Togo wants truth about Bahrain scam

But in Togo, where the sport has suffered years of setbacks, the clamour for an explanation is growing louder by the day.

"I feel hurt, profoundly shocked by this criminal behaviour. People who are capable of such actions are capable of the worst and should be made an example of," said Antoine Folly, a member of an interim committee of the Togolese football federation.

Togo is still reeling from a January attack on its national team at the African Nations Cup in Angola in which gunmen killed a driver, the assistant manager and a media officer and injured several others.

The federation said on Monday that Tchanile Bana, an assistant coach of Togo's team, has been suspended for three years for taking the "fake" side to Bahrain.

Bana's record is far from clean and he has already been censured for a similar scam. Only in July, the federation suspended him for two years for organising a match in Egypt without the knowledge of Togo's sports authorities.

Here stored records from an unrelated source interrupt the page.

static GroupPlan group_plan(size_t N, int group_bits, int bucket_target = 0, int flags = 0, int force_T = -1) {
    GroupPlan P;
    P.n = (uint32_t)N;
    P.dead = (flags & GR_FLAG_DEAD) != 0;
    const uint32_t gb = (uint32_t)std::max(1, std::min<int>(group_bits, (int)GR_MAX_GROUP_BITS));
    uint32_t T = 0;
    const size_t target = getenv("RB_GROUP_TARGET") ? (size_t)std::max(64, std::min(atoi(getenv("RB_GROUP_TARGET")), (int)GR_TILE))
                        : bucket_target > 0 ? (size_t)bucket_target : (size_t)GR_BUCKET_TARGET;
    while ((target << T) < N) ++T;
    if (const char *e = getenv("RB_GROUP_T")) T = (uint32_t)std::max(0, atoi(e));
    if (force_T >= 0) T = (uint32_t)force_T;
    T = std::min({T, gb, 2u * GR_PART_MAX_BITS});
    if (P.dead && T == 0) T = 1;
    P.T = T;
    if (T <= GR_PART_MAX_BITS) { P.t_hi = T; P.t_lo = 0; }
    else { P.t_hi = (T + 1u) / 2u; P.t_lo = T - P.t_hi; }
    P.shift_hi = GR_KEY_TOP - P.t_hi;
    P.shift_lo = GR_KEY_TOP - T;
    const uint32_t L = std::min(gb - T, 2u * GR_LOCAL_BITS);
    P.l_hi = (L + 1u) / 2u;
    P.l_lo = L - P.l_hi;
    P.lshift_hi = GR_KEY_TOP - T - P.l_hi;
    P.lshift_lo = GR_KEY_TOP - T - L;
    P.tpb = getenv("RB_GROUP_TPB") ? (uint32_t)atoi(getenv("RB_GROUP_TPB")) : 512u;
    if (P.tpb != 256u) P.tpb = 512u;
    P.xcd_map = getenv("RB_GROUP_XCD") ? atoi(getenv("RB_GROUP_XCD")) : 1;
    P.fix_cap = L == 2u * GR_LOCAL_BITS ? (bucket_target > 0 ? 2u : 1u) : 0u;
    if (const char *e = getenv("RB_GROUP_FIX")) P.fix_cap = (uint32_t)std::max(0, std::min(atoi(e), 2));
    P.ntiles = (uint32_t)((N + GR_TILE - 1) / GR_TILE);
    P.ntiles2_max = P.t_lo ? P.ntiles + (1u << P.t_hi) : 0;
    P.nbuckets = 1u << T;
    if (T) P.hist_entries = std::max((size_t)P.ntiles << P.t_hi, (size_t)P.ntiles2_max << P.t_lo) + 2;
    size_t o = 0;
    P.off_status = o; o += gr_align((size_t)P.nbuckets * 8);
    P.off_ticket = o; o += 256;
    P.off_bstart = o; o += gr_align(((size_t)P.nbuckets + 1) * 4);
    P.off_big = o; o += gr_align((size_t)P.nbuckets * 4);
    if (T) {
        P.off_hist = o; o += gr_align(P.hist_entries * 4);
        P.off_goffs = o; o += gr_align(P.hist_entries * 4);
        P.scan_bytes = gr_align(scan_temp_bytes(P.hist_entries));
        P.off_scan = o; o += P.scan_bytes;
        if (P.t_lo) {
            P.off_desc = o; o += gr_align((size_t)P.ntiles2_max * sizeof(GrTile));
            P.off_segtb = o; o += gr_align(((size_t)(1u << P.t_hi) + 1) * 4);
            P.off_segst = o; o += gr_align(((size_t)(1u << P.t_hi) + 1) * 4);
        }
    }
    P.total = o;
    return P;
}

void group_debug_big(const void *temp, size_t N, int group_bits, int bucket_target, uint32_t *n_big_out, uint64_t *records_out, uint32_t *largest_out, int flags) {
    const GroupPlan P = group_plan(N, group_bits, bucket_target, flags);
    const char *tp = static_cast<const char *>(temp);
    uint32_t tick[4] = {0, 0, 0, 0};
    RB_HIP(hipMemcpy(tick, tp + P.off_ticket, 16, hipMemcpyDeviceToHost));
    const uint32_t nb = std::min(tick[2], P.nbuckets);
    std::vector<uint32_t> big(nb), bs((size_t)P.nbuckets + 1);
    if (nb) RB_HIP(hipMemcpy(big.data(), tp + P.off_big, (size_t)nb * 4, hipMemcpyDeviceToHost));
    RB_HIP(hipMemcpy(bs.data(), tp + P.off_bstart, ((size_t)P.nbuckets + 1) * 4, hipMemcpyDeviceToHost));
    uint64_t rec = 0; uint32_t mx = 0;
    for (uint32_t i = 0; i < nb; ++i) { const uint32_t c = bs[big[i] + 1] - bs[big[i]]; rec += c; mx = std::max(mx, c); }
    *n_big_out = nb; *records_out = rec; *largest_out = mx;
}
size_t group_temp_bytes(size_t N, int group_bits, int bucket_target, int flags) { return group_plan(N, group_bits, bucket_target, flags).total; }
const uint32_t *group_live_count(const void *temp, size_t N, int group_bits, int bucket_target, int flags) {
    const GroupPlan P = group_plan(N, group_bits, bucket_target, flags);
    return reinterpret_cast<const uint32_t *>(static_cast<const char *>(temp) + P.off_ticket) + 3;
}

template <int TPB>
static void part_pass(const GrTiling &tl, size_t entries, uint32_t shift, uint32_t bits, const uint64_t *kin, const uint32_t *vin, uint64_t *kout,
                      uint32_t *vout, uint32_t *hist, uint32_t *goffs, void *scan_tmp, size_t scan_bytes, hipStream_t st, rb_graph *prof,
                      uint32_t *n_live_dev = nullptr ,
                      GrIdxDev ix = GrIdxDev{Mod{1, 0, 0}, 0, 0, 0, 0}, uint64_t derive_kmul = 0 ) {
    const dim3 grid(tl.grid_tiles), blk(TPB);
    if (prof) prof->prof_begin(st);
    if (n_live_dev) RB_HIP(hipMemsetAsync(hist + entries, 0, 4, st));
    if (derive_kmul) hipLaunchKernelGGL((k_part_count<TPB, true>), grid, blk, 0, st, kin, tl, shift, bits, hist, (const uint32_t *)nullptr, ix, derive_kmul);
    else hipLaunchKernelGGL(k_part_count<TPB>, grid, blk, 0, st, kin, tl, shift, bits, hist, n_live_dev ? vin : (const uint32_t *)nullptr, ix);
    if (prof) { prof->prof_end("group_part_count", st); prof->prof_begin(st); }
    exclusive_scan_u32(scan_tmp, scan_bytes, hist, goffs, entries + (n_live_dev ? 1 : 0), st);
    if (n_live_dev) hipLaunchKernelGGL(k_copy_u32, dim3(1), dim3(64), 0, st, n_live_dev, goffs + entries);
    if (prof) { prof->prof_end("group_scan", st); prof->prof_begin(st); }
    const uint32_t wide = !(getenv("RB_GROUP_WIDE_LDS") && atoi(getenv("RB_GROUP_WIDE_LDS")) == 0);
    if (derive_kmul) {
        if (bits <= 8u) hipLaunchKernelGGL((k_part_scatter<TPB, 8, true>), grid, blk, 0, st, kin, (const uint32_t *)nullptr, tl, shift, bits, goffs, kout, vout, wide, 0u, ix, derive_kmul);
        else hipLaunchKernelGGL((k_part_scatter<TPB, GR_PART_MAX_BITS, true>), grid, blk, 0, st, kin, (const uint32_t *)nullptr, tl, shift, bits, goffs, kout, vout, wide, 0u, ix, derive_kmul);
    } else if (bits <= 8u) hipLaunchKernelGGL((k_part_scatter<TPB, 8>), grid, blk, 0, st, kin, vin, tl, shift, bits, goffs, kout, vout, wide, n_live_dev ? 1u : 0u, ix);
    else hipLaunchKernelGGL((k_part_scatter<TPB, GR_PART_MAX_BITS>), grid, blk, 0, st, kin, vin, tl, shift, bits, goffs, kout, vout, wide, n_live_dev ? 1u : 0u, ix);
    if (prof) prof->prof_end("group_part_scatter", st);
}

namespace {
struct LsdPlan {
    uint32_t ntiles = 0, n_pass = 0, shift[16], bits[16];
    size_t entries = 0, off_hist = 0, off_goffs = 0, off_scan = 0, scan_bytes = 0, off_idx = 0, total = 0;
};
LsdPlan lsd_plan(size_t n, const int (*ranges)[2], int n_ranges, bool idx_vals) {
    LsdPlan P;
    P.ntiles = (uint32_t)((n + GR_TILE - 1) / GR_TILE);
    uint32_t maxbits = 0;
    for (int r = 0; r < n_ranges; ++r) {
        const uint32_t B = (uint32_t)std::max(0, ranges[r][1] - ranges[r][0]);
        const uint32_t maxb = n <= ((size_t)1 << 20) ? 8u : GR_PART_MAX_BITS;
        const uint32_t np = (B + maxb - 1) / maxb;
        uint32_t lo = (uint32_t)ranges[r][0], left = B;
        for (uint32_t q = 0; q < np; ++q) {
            const uint32_t b = (left + (np - q) - 1) / (np - q);
            P.shift[P.n_pass] = lo; P.bits[P.n_pass] = b; ++P.n_pass;
            lo += b; left -= b;
            maxbits = std::max(maxbits, b);
        }
    }
    P.entries = ((size_t)P.ntiles << maxbits) + 2;
    size_t o = 0;
    P.off_hist = o; o += gr_align(P.entries * 4);
    P.off_goffs = o; o += gr_align(P.entries * 4);
    P.scan_bytes = gr_align(scan_temp_bytes(P.entries));
    P.off_scan = o; o += P.scan_bytes;
    if (idx_vals) { P.off_idx = o; o += 2 * gr_align(n * 4); }
    P.total = o;
    return P;
}
void lsd_sort(const LsdPlan &P, char *tp, uint64_t *k_in, uint64_t *k_out, uint32_t *v_in, uint32_t *v_out, size_t n, hipStream_t st) {
    uint32_t *hist = reinterpret_cast<uint32_t *>(tp + P.off_hist), *goffs = reinterpret_cast<uint32_t *>(tp + P.off_goffs);
    const GrTiling tl{nullptr, nullptr, (uint32_t)n, P.ntiles, gr_grid_for_tiles(P.ntiles), 1};
    uint64_t *ka = k_in, *kb = k_out;
    uint32_t *va = v_in, *vb = v_out;
    for (uint32_t q = 0; q < P.n_pass; ++q) {
        part_pass<512>(tl, (size_t)P.ntiles << P.bits[q], P.shift[q], P.bits[q], ka, va, kb, vb, hist, goffs, tp + P.off_scan, P.scan_bytes, st, nullptr);
        std::swap(ka, kb); std::swap(va, vb);
    }
    if ((P.n_pass & 1u) == 0) {
        RB_HIP(hipMemcpyAsync(k_out, k_in, n * 8, hipMemcpyDeviceToDevice, st));
        if (v_in && v_out) RB_HIP(hipMemcpyAsync(v_out, v_in, n * 4, hipMemcpyDeviceToDevice, st));
    }
}
__global__ void k_lsd_iota(uint32_t *__restrict__ v, size_t n) {
    const size_t i = (size_t)blockIdx.x * blockDim.x + threadIdx.x;
    if (i < n) v[i] = (uint32_t)i;
}
__global__ void k_lsd_gather64(const uint32_t *__restrict__ idx, const uint64_t *__restrict__ src, uint64_t *__restrict__ dst, size_t n) {
    const size_t i = (size_t)blockIdx.x * blockDim.x + threadIdx.x;
    if (i < n) dst[i] = src[idx[i]];
}
}
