@@ -2603,28 +2608,24 @@
   "v_pk_fma_f32 v[64:65], s[26:27], v[150:151], v[236:237] op_sel:[0,0,0] op_sel_hi:[0,1,1] neg_lo:[1,0,0] neg_hi:[1,0,0]\n" \
   "v_accvgpr_read_b32 v234, a203\n" \
   "v_accvgpr_read_b32 v235, a204\n" \
-  "ds_read_b128 v[214:217], v1 offset:0\n" \
   "v_pk_fma_f32 v[66:67], s[26:27], v[152:153], v[230:231] op_sel:[0,0,0] op_sel_hi:[0,1,1] neg_lo:[1,0,0] neg_hi:[1,0,0]\n" \
   "v_accvgpr_read_b32 v236, a206\n" \
   "v_accvgpr_read_b32 v237, a207\n" \
   "v_pk_fma_f32 v[68:69], s[26:27], v[154:155], v[232:233] op_sel:[0,0,0] op_sel_hi:[0,1,1] neg_lo:[1,0,0] neg_hi:[1,0,0]\n" \
   "v_accvgpr_read_b32 v230, a208\n" \
   "v_accvgpr_read_b32 v231, a211\n" \
-  "ds_read_b128 v[218:221], v1 offset:1024\n" \
   "v_pk_fma_f32 v[70:71], s[26:27], v[156:157], v[234:235] op_sel:[0,0,0] op_sel_hi:[0,1,1] neg_lo:[1,0,0] neg_hi:[1,0,0]\n" \
   "v_accvgpr_read_b32 v232, a209\n" \
   "v_accvgpr_read_b32 v233, a210\n" \
   "v_pk_fma_f32 v[72:73], s[26:27], v[158:159], v[236:237] op_sel:[0,0,0] op_sel_hi:[0,1,1] neg_lo:[1,0,0] neg_hi:[1,0,0]\n" \
   "v_accvgpr_read_b32 v234, a212\n" \
   "v_accvgpr_read_b32 v235, a213\n" \
-  "ds_read_b128 v[222:225], v1 offset:2048\n" \
   "v_pk_fma_f32 v[74:75], s[26:27], v[160:161], v[230:231] op_sel:[0,0,0] op_sel_hi:[0,1,1] neg_lo:[1,0,0] neg_hi:[1,0,0]\n" \
   "v_accvgpr_read_b32 v236, a214\n" \
   "v_accvgpr_read_b32 v237, a217\n" \
   "v_pk_fma_f32 v[76:77], s[26:27], v[162:163], v[232:233] op_sel:[0,0,0] op_sel_hi:[0,1,1] neg_lo:[1,0,0] neg_hi:[1,0,0]\n" \
   "v_accvgpr_read_b32 v230, a215\n" \
   "v_accvgpr_read_b32 v231, a216\n" \
-  "ds_read_b128 v[226:229], v1 offset:3072\n" \
   "v_pk_fma_f32 v[78:79], s[26:27], v[164:165], v[234:235] op_sel:[0,0,0] op_sel_hi:[0,1,1] neg_lo:[1,0,0] neg_hi:[1,0,0]\n" \
   "v_accvgpr_read_b32 v232, a227\n" \
   "v_pk_fma_f32 v[80:81], s[26:27], v[166:167], v[236:237] op_sel:[0,0,0] op_sel_hi:[0,1,1] neg_lo:[1,0,0] neg_hi:[1,0,0]\n" \
@@ -2634,14 +2635,12 @@
   "v_fma_f32 v84, -v232, v170, v210\n" \
   "v_fma_f32 v85, -v234, v171, v211\n" \
   "v_fma_f32 v86, -v236, v172, v212\n" \
-  "s_waitcnt lgkmcnt(2)\n" \
   "v_pk_fma_f32 v[60:61], v[214:215], v[14:15], v[60:61] op_sel:[0,0,0] op_sel_hi:[1,1,1] neg_lo:[0,0,0] neg_hi:[0,0,0]\n" \
   "v_pk_fma_f32 v[62:63], v[216:217], v[16:17], v[62:63] op_sel:[0,0,0] op_sel_hi:[1,1,1] neg_lo:[0,0,0] neg_hi:[0,0,0]\n" \
   "ds_read_b128 v[214:217], v1 offset:4096\n" \
   "v_pk_fma_f32 v[64:65], v[218:219], v[18:19], v[64:65] op_sel:[0,0,0] op_sel_hi:[1,1,1] neg_lo:[0,0,0] neg_hi:[0,0,0]\n" \
   "v_pk_fma_f32 v[48:49], v[220:221], v[2:3], v[48:49] op_sel:[0,0,0] op_sel_hi:[1,1,1] neg_lo:[0,0,0] neg_hi:[0,0,0]\n" \
   "ds_read_b128 v[218:221], v1 offset:5120\n" \
-  "s_waitcnt lgkmcnt(2)\n" \
   "v_pk_fma_f32 v[54:55], v[222:223], v[2:3], v[54:55] op_sel:[0,0,0] op_sel_hi:[1,1,1] neg_lo:[0,0,0] neg_hi:[0,0,0]\n" \
   "v_pk_fma_f32 v[60:61], v[224:225], v[8:9], v[60:61] op_sel:[0,0,0] op_sel_hi:[1,1,1] neg_lo:[0,0,0] neg_hi:[0,0,0]\n" \
   "ds_read_b128 v[222:225], v1 offset:6144\n" \
@@ -2841,28 +2840,28 @@
   "v_fmac_f32 v75, v236, v7\n" \
   "v_accvgpr_read_b32 v234, a44\n" \
   "v_fmac_f32 v81, v230, v7\n" \
-  "v_accvgpr_read_b32 v236, a45\n" \
+  "v_accvgpr_read_b32 v245, a45\n" \
   "v_fmac_f32 v76, v232, v69\n" \
-  "v_accvgpr_read_b32 v230, a46\n" \
+  "v_accvgpr_read_b32 v244, a46\n" \
   "v_fmac_f32 v77, v234, v69\n" \
-  "v_accvgpr_read_b32 v232, a47\n" \
-  "v_fmac_f32 v75, v236, v69\n" \
-  "v_accvgpr_read_b32 v234, a48\n" \
-  "v_fmac_f32 v81, v230, v69\n" \
-  "v_accvgpr_read_b32 v236, a49\n" \
-  "v_fmac_f32 v77, v232, v76\n" \
-  "v_accvgpr_read_b32 v230, a50\n" \
-  "v_fmac_f32 v75, v234, v76\n" \
-  "v_accvgpr_read_b32 v232, a51\n" \
-  "v_fmac_f32 v81, v236, v76\n" \
-  "v_accvgpr_read_b32 v234, a52\n" \
-  "v_fmac_f32 v75, v230, v77\n" \
+  "v_accvgpr_read_b32 v243, a47\n" \
+  "v_fmac_f32 v75, v245, v69\n" \
+  "v_accvgpr_read_b32 v242, a48\n" \
+  "v_fmac_f32 v81, v244, v69\n" \
+  "v_accvgpr_read_b32 v241, a49\n" \
+  "v_fmac_f32 v77, v243, v76\n" \
+  "v_accvgpr_read_b32 v240, a50\n" \
+  "v_fmac_f32 v75, v242, v76\n" \
+  "v_accvgpr_read_b32 v239, a51\n" \
+  "v_fmac_f32 v81, v241, v76\n" \
+  "v_accvgpr_read_b32 v238, a52\n" \
+  "v_fmac_f32 v75, v240, v77\n" \
   "v_accvgpr_read_b32 v236, a62\n" \
   "v_accvgpr_read_b32 v237, a63\n" \
-  "v_fmac_f32 v81, v232, v77\n" \
+  "v_fmac_f32 v81, v239, v77\n" \
   "v_accvgpr_read_b32 v230, a64\n" \
   "v_accvgpr_read_b32 v231, a129\n" \
-  "v_fmac_f32 v81, v234, v75\n" \
+  "v_fmac_f32 v81, v238, v75\n" \
   "v_accvgpr_read_b32 v232, a130\n" \
   "v_accvgpr_read_b32 v233, a131\n" \
   "v_pk_mul_f32 v[2:3], v[2:3], v[236:237] op_sel:[0,0] op_sel_hi:[1,1] neg_lo:[0,0] neg_hi:[0,0]\n" \
@@ -2984,26 +2983,18 @@
   "v_pk_mul_f32 v[80:81], v[80:81], v[234:235] op_sel:[0,0] op_sel_hi:[1,1] neg_lo:[0,0] neg_hi:[0,0]\n" \
   "v_accvgpr_read_b32 v232, a61\n" \
   "v_pk_mul_f32 v[82:83], v[82:83], v[236:237] op_sel:[0,0] op_sel_hi:[1,1] neg_lo:[0,0] neg_hi:[0,0]\n" \
-  "v_accvgpr_read_b32 v234, a52\n" \
   "v_pk_mul_f32 v[84:85], v[84:85], v[230:231] op_sel:[0,0] op_sel_hi:[1,1] neg_lo:[0,0] neg_hi:[0,0]\n" \
-  "v_accvgpr_read_b32 v236, a51\n" \
   "v_mul_f32 v86, v232, v86\n" \
-  "v_accvgpr_read_b32 v230, a50\n" \
-  "v_fmac_f32 v75, v234, v81\n" \
-  "v_accvgpr_read_b32 v232, a49\n" \
-  "v_fmac_f32 v77, v236, v81\n" \
-  "v_accvgpr_read_b32 v234, a48\n" \
-  "v_fmac_f32 v77, v230, v75\n" \
-  "v_accvgpr_read_b32 v236, a47\n" \
-  "v_fmac_f32 v76, v232, v81\n" \
-  "v_accvgpr_read_b32 v230, a46\n" \
-  "v_fmac_f32 v76, v234, v75\n" \
-  "v_accvgpr_read_b32 v232, a45\n" \
-  "v_fmac_f32 v76, v236, v77\n" \
+  "v_fmac_f32 v75, v238, v81\n" \
+  "v_fmac_f32 v77, v239, v81\n" \
+  "v_fmac_f32 v77, v240, v75\n" \
+  "v_fmac_f32 v76, v241, v81\n" \
+  "v_fmac_f32 v76, v242, v75\n" \
+  "v_fmac_f32 v76, v243, v77\n" \
   "v_accvgpr_read_b32 v234, a44\n" \
-  "v_fmac_f32 v69, v230, v81\n" \
+  "v_fmac_f32 v69, v244, v81\n" \
   "v_accvgpr_read_b32 v236, a43\n" \
-  "v_fmac_f32 v69, v232, v75\n" \
+  "v_fmac_f32 v69, v245, v75\n" \
   "v_accvgpr_read_b32 v230, a42\n" \
   "v_fmac_f32 v69, v234, v77\n" \
   "v_accvgpr_read_b32 v232, a41\n" \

But few in Togo believe Bana alone is responsible, with some pointing to the federation itself.

"We cannot stop at sanctioning Tchanile Bana alone. Tchanile cannot have acted alone in either of these cases," Folly told Reuters.

"All light must be shed on this matter to unmask and sanction any accomplices he may have at the heart of the federation," he said.

On Tuesday, one of Folly's colleagues on the federation's interim board - appointed by FIFA in the absence of successful elections for federation members - announced his resignation.

Martial Akakpo told local radio that he felt "overwhelmed by the scale of the crises the federation keeps running into."

QUESTIONS

The Bahrain match was, by all accounts, disappointing.

Turnout was low, with only a hundred or so spectators in the stands of Bahrain's National Stadium. The Muslim holy month of Ramadan and the still searing summer heat of the Arab Gulf put even die-hard fans off from watching their team.

But the vice-president of Bahrain's football association said it soon became clear that something was amiss.

"It was a weak performance. Before we played everything seemed alright, but when we played the game it became clear something was wrong," said Sheikh Ali bin Khalifa al-Khalifa.

At first, Sheikh Ali said he thought the team were perhaps just reserve players, but their performance was so bad that soon questions arose if this was the same side that until recently featured Manchester City forward and 2008 African Player of the Year Emmanuel Adebayor.

"I didn't think these were the Togo players I read about in the newspapers... it was a bad game with bad players," said a Bahraini who watched the game.

Togolese media report that for the July game in Egypt, Bana had picked the players from his training centre for aspiring footballers and passed them off as his national team, and there is speculation he did the same again in Bahrain.